Keywords: Canine, cytokines, immune monitoring, immunosuppressive drug, whole blood stimulation
Introduction
Immunosuppressive drugs are regularly used in dogs for a wide range of diseases, but monitoring is typically limited to clinical response and adverse effects (Whitley & Day 2011). A pharmacodynamic assay has been developed and validated in healthy dogs and is currently used to assess the amount of immune suppression in dogs receiving ciclosporin therapy. This assay utilizes quantitative real‐time polymerase chain reaction on blood stimulated with 12‐myristate 13‐1 acetate and ionomycin (PMA/I) (Riggs et al. 2013). Previous pharmacodynamic studies have shown Interferon gamma (IFNγ) and interleukin 2 (IL‐2) to be consistently inhibited using high doses of oral ciclosporin (10 mg/kg PO q12 h) and inconsistently inhibited using a lower dose (5 mg/kg PO q24 h) in healthy dogs(Archer et al. 2011; Fellman et al. 2016).
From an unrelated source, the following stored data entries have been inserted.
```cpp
#include "../../include/flux_abi.h"
#include "flux_device.h"
#include "flux_tables.h"
#include "scene_build.h"

namespace flux {

extern thread_local std::string g_last_error;
int fail(int code, const char *fmt, ...) __attribute__((format(printf, 2, 3)));

template <class F> int no_throw(F &&f) {
    try {
        return f();
    } catch (const std::bad_alloc &) {
        return fail(FLUX_E_NOMEM, "host allocation failed");
    } catch (const std::system_error &e) {
        return fail(FLUX_E_NOMEM, "%s", e.what());
// ... 40 lines not shown
struct flux_ctx {
    int device = 0;
    flux::RenderParams rp{};
    uint64_t seed = 0;
    uint32_t n = 0, N = 0, D = 0, S = 0, W = 0, H = 0;
    flux::SetRange sets{0, 1, 0};
    flux::DevShape *d_shapes = nullptr;
    flux::DevMaterial *d_mats = nullptr;
    unsigned char *d_fscene = nullptr;
    double2 *d_pix = nullptr, *d_disc = nullptr;
    double *d_hemi = nullptr;
    double *d_gloss = nullptr;
    double2 *d_glossx = nullptr;
    int32_t *d_gxoff = nullptr;
    double *d_tput = nullptr;
    flux::DevSetRows *d_setrows = nullptr;
    int32_t *d_rowperm = nullptr, *d_invperm = nullptr;
    unsigned long long *d_stats = nullptr;
    bool stats_on = false;
    flux::DevTri *d_tris = nullptr;
    flux::DevNode *d_nodes = nullptr;
    flux::DevNode4A *d_arena = nullptr;
    flux::DevNodeQ *d_nodesq = nullptr;
    flux::BvhInfo bvh{};
    int traversal = FLUX_TRAVERSE_BVH;
    int variant = FLUX_KERNEL_DEFAULT;
    int math = FLUX_MATH_FAST;
    double *d_out = nullptr;
    size_t d_out_doubles = 0;
    hipEvent_t ev0 = nullptr, ev1 = nullptr;
// ... 6 lines not shown
```

flux_amd/csrc/flux_device.h:

```cpp
#pragma once
#include <hip/hip_runtime.h>
#include <stdint.h>

#include "flux_bvh.h"
#include "flux_env_verdict.h"


#ifndef FLUX_UNI_SPHERES
#define FLUX_UNI_SPHERES 2
#endif
#ifndef FLUX_BVH_WIDE_MAX_STACK
#define FLUX_BVH_WIDE_MAX_STACK 48
#endif
#ifndef FLUX_MAX_WAVES_PER_PIXEL
#define FLUX_MAX_WAVES_PER_PIXEL 4
#endif
#ifndef FLUX_MIN_SAMPLES_PER_WAVE
#define FLUX_MIN_SAMPLES_PER_WAVE 4096
#endif

namespace flux {

constexpr int kHemiDoubles = 4;
constexpr double kTMin = 0.0005;
// ... 150 lines not shown
    double fwx, fwy, fwz;
    const double *pxc;
    const DevSetRows *set_rows;
    double exp2c[12];
    const DevScanDisk *fdsk;
    int32_t n_dsk;
    int32_t has_diel;
    const double2 *glossx;
    const int32_t *gx_off;
    int32_t gx_stride, n_gloss_exp;
    const DevScanBox *fbox;
    int32_t n_box;
    int32_t tput_bits;
    const double *tput;
    EnvSphere32 env32;
};

__host__ __device__ inline int hit_records(const RenderParams &p) { return p.n_sph + p.n_pln + p.n_dsk + 6 * p.n_box; }

}
```

flux_amd/csrc/flux_tables.h:

```cpp
#pragma once
#include <hip/hip_runtime.h>
#include <stdint.h>
#include "flux_device.h"
#include "flux_plan.h"

namespace flux {

hipError_t generate_tables(uint64_t seed, uint32_t S, SetRange sets, uint32_t D, uint32_t n, uint32_t H,
                           double2 *pix, double2 *disc, double *hemi, int32_t *rowperm, int32_t *invperm,
                           hipStream_t stream, double *phase_ms = nullptr);
hipError_t generate_sampler_grid(int kind, uint64_t seed, uint32_t n, double *d_xy, double *d_hemi,
                                 hipStream_t stream);
hipError_t generate_gloss_table(const double2 *pix, size_t count, double *gloss, hipStream_t stream);
hipError_t generate_glossx_table(const double *gloss, size_t count, const double *inv_e1, int n, int pad, double2 *out, hipStream_t stream);
hipError_t hemi_to_aos(size_t SD, size_t N, const double *in, double *out, hipStream_t stream);

hipError_t launch_render(const RenderParams &p, int variant, int math, hipStream_t stream);

hipError_t launch_shade_rays(const RenderParams &p, int math, const double *d_rays, int n, int depth, uint32_t set,
                             uint32_t index, double *d_rgb, int *d_hit, double *d_t, hipStream_t stream);

hipError_t launch_fastmath_probe(int fn, const double *a, const double *b, double *out, size_t n,
                                 hipStream_t stream);

}
```

flux_amd/csrc/render.hip:

```cpp
#include "flux_device.h"
#include "flux_plan.h"
#include "flux_tables.h"
#include "flux_math.h"
#include "../../include/flux_abi.h"

#ifndef FLUX_WAVES_PER_EU
#define FLUX_WAVES_PER_EU 3
#endif
#ifndef FLUX_WPE_BVH
#define FLUX_WPE_BVH 4
#endif
#ifndef FLUX_WPE_BVH4
#define FLUX_WPE_BVH4 5
#endif
#ifndef FLUX_BVH4_EARLY_AT
#define FLUX_BVH4_EARLY_AT 48
#endif
#ifndef FLUX_BVH_REFILL_AT
#define FLUX_BVH_REFILL_AT 40
#endif
static_assert(FLUX_BVH4_EARLY_AT >= FLUX_BVH_REFILL_AT,
              "FLUX_BVH4_EARLY_AT must not be below FLUX_BVH_REFILL_AT (render_bvh4_kernel would livelock)");
#ifndef FLUX_BVH_LEAF_NUM
#define FLUX_BVH_LEAF_NUM 2
// ... 80 lines not shown
    double2 v = make_double2(0.0, 0.0);
    if (k < n) {
        const double m_inv_e1 = k == 0 ? e.inv_e1[0] : k == 1 ? e.inv_e1[1] : k == 2 ? e.inv_e1[2] : e.inv_e1[3];
        const double cos_theta = fastmath::fexp2_tab(m_inv_e1 * gloss[t * 4 + 2], fastmath::kExp2Poly);
        const double sin_theta = fastmath::fsqrt(fastmath::ffma(-cos_theta, cos_theta, 1.0));
        v = make_double2(cos_theta, sin_theta);
    }
    out[j] = v;
}
hipError_t generate_glossx_table(const double *gloss, size_t count, const double *inv_e1, int n, int pad, double2 *out, hipStream_t stream) {
    if (count == 0 || n < 1 || n > kGlossExpSlots || pad < n) return count == 0 ? hipSuccess : hipErrorInvalidValue;
    GlossExps e{};
    for (int k = 0; k < n; k++) e.inv_e1[k] = inv_e1[k];
    const size_t threads = count * (size_t)pad;
    glossx_fill_kernel<<<dim3((unsigned)((threads + 255) / 256)), dim3(256), 0, stream>>>(gloss, count, e, n, pad, out);
    return hipGetLastError();
}

hipError_t launch_render(const RenderParams &p, int variant, int math, hipStream_t stream) {
    const LaunchPlan L = plan_render(p, variant, math);
    if (L.kernel < 0) return hipSuccess;
    switch (L.copy) {
        case kCopyStrict: return strict::launch_render_impl(L, p, stream);
        case kCopyFast: return fast::launch_render_impl(L, p, stream);
        case kCopyFastDiel: return fast_diel::launch_render_impl(L, p, stream);
    }
    return hipErrorInvalidValue;
}

hipError_t launch_shade_rays(const RenderParams &p, int math, const double *d_rays, int n, int depth, uint32_t set,
// ... 40 lines not shown
```

flux_amd/csrc/render_body.inc:

```

#undef FLUX_STAGE
#if FLUX_FAST
#define FLUX_STAGE() __builtin_amdgcn_sched_barrier(0)
#else
#define FLUX_STAGE() ((void)0)
#endif

struct Ray {
    double ox, oy, oz, dx, dy, dz;
};

typedef const __attribute__((address_space(4))) RenderParams *ParamsInKernarg;
static_assert(sizeof(DevMaterial) % 16 == 0, "the bounce-weight records behind the materials are read as double2");
__device__ __forceinline__ const RenderParams &relaunder_params(uint32_t tick) {
    ParamsInKernarg p = (ParamsInKernarg)__builtin_amdgcn_kernarg_segment_ptr();
    asm("" : "+s"(p) : "s"(tick));
    return *(const RenderParams *)p;
}

__device__ __forceinline__ unsigned long long ballot64(bool b) { return __builtin_amdgcn_ballot_w64(b); }
__device__ __forceinline__ bool any64(bool b) { return __builtin_amdgcn_ballot_w64(b) != 0ull; }
__device__ __forceinline__ bool all64(bool b) { return __builtin_amdgcn_ballot_w64(!b) == 0ull; }

typedef double flux_d2 __attribute__((ext_vector_type(2)));
// ... 833 lines not shown
    return -1;
#endif
}

__device__ __forceinline__ void path_begin(Path &p) {
    p.depth = 1;
    p.nb = 0;
#if FLUX_FAST
    p.tr = p.tg = p.tb = 1.0;
    p.self = -1;
    p.mat = 0;
#endif
}

#if FLUX_FAST
template <bool STATS, bool TRIS, bool TYP = false, bool FIRST = false, bool UNI = false>
__device__ __forceinline__ void fast_bounce(const RenderParams &P, Path &p, uint32_t set, uint32_t i, int hit, int slot, double t, V3 n,
                                            V3 d, V3 pt, int kind, double fr, double fg, double fb, double m_inv_e1, double ax, double az,
                                            bool unit_n, bool convex, bool is_tri, Stats &st, int cz) {
    (void)cz;
    const bool p_glossy_long = TYP ? false : P.glossy_long != 0;
    const bool p_unit_dirs = TYP ? true : P.unit_dirs != 0;
    const bool p_self_skip = TYP ? true : P.self_skip != 0;
    V3 wi;
    double scale = 1.0;
    const bool matte = kind == kMatMatte;
    FLUX_CENSUS(P, 6 + cz);
#if FLUX_DIEL
    if (!TYP && kind == kMatDielectric) {
        const char *hbase = !TRIS ? reinterpret_cast<const char *>(set_rows_of(P, set).hemi)
                                  : reinterpret_cast<const char *>(P.hemi + (size_t)set * P.max_depth * P.nsamp * 4);
        const double u = gather_global<double>(hbase, ((uint32_t)(p.depth - 1) * P.nsamp + i) * 32u + 16u);
        if (dielectric_dir(n, d, m_inv_e1, u, wi)) {
            if (STATS) st.c[10]++;
            fr = fg = fb = 1.0;
        } else {
            if (STATS) st.c[11]++;
        }
    } else
#endif
    {
        V3 w = n;
// ... 85 lines not shown
            double ww = dot(wi, wi);
            asm("" : "+v"(ww));
            const double ss = __builtin_fma(-0.5, ww, 1.5);
            wi = mk(wi.x * ss, wi.y * ss, wi.z * ss);
        }
    } else if (p_unit_dirs) {
        const double ss = matte ? 1.0 : __builtin_fma(-0.5, dot(wi, wi), 1.5);
        wi = mk(wi.x * ss, wi.y * ss, wi.z * ss);
    }
    if (UNI) {
        p.self = -1;
        if (p_self_skip && convex) p.self = (__double2hiint(t) < 0x408f4000 && dot(n, wi) >= 0.0) ? hit : -1;
    } else {
        p.self = (p_self_skip && convex && __double2hiint(t) < 0x408f4000 && dot(n, wi) >= 0.0) ? hit : -1;
    }
    if (FIRST) {
        p.tr = fr * scale;
        p.tg = fg * scale;
        p.tb = fb * scale;
    } else {
        p.tr *= fr * scale;
        p.tg *= fg * scale;
        p.tb *= fb * scale;
    }
    p.nb++;
    p.depth++;
    p.r.ox = pt.x;
    p.r.oy = pt.y;
    p.r.oz = pt.z;
    p.r.dx = wi.x;
    p.r.dy = wi.y;
    p.r.dz = wi.z;
}
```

Whole blood stimulation has the potential to be used to assess the effect of other immunosuppressive drugs, as shown in rats and humans (Liu et al. 2009; Ai et al. 2013).
The aims of this study were to (1) determine which of the IFNγ, IL‐2, IL‐6, IL‐10 and tumour necrosis factor alpha (TNFα) are reliably and significantly increased after whole blood stimulation with PMA/I or LPS; and (2) determine the effect of five oral immunosuppressive medications (prednisone; azathioprine; ciclosporin; mycophenolate mofetil; and leflunomide) on cytokine production in healthy dogs.
Material and methods
Healthy, purpose‐bred, adult Walker hounds were deemed clinically normal without significant abnormalities on physical examination, complete blood count, serum biochemistry profile, urinalysis, faecal flotation and heartworm testing. Study protocols and animal use was approved by the Mississippi State University Institutional Animal Care and Use Committee (MSU‐IACUC #14‐077).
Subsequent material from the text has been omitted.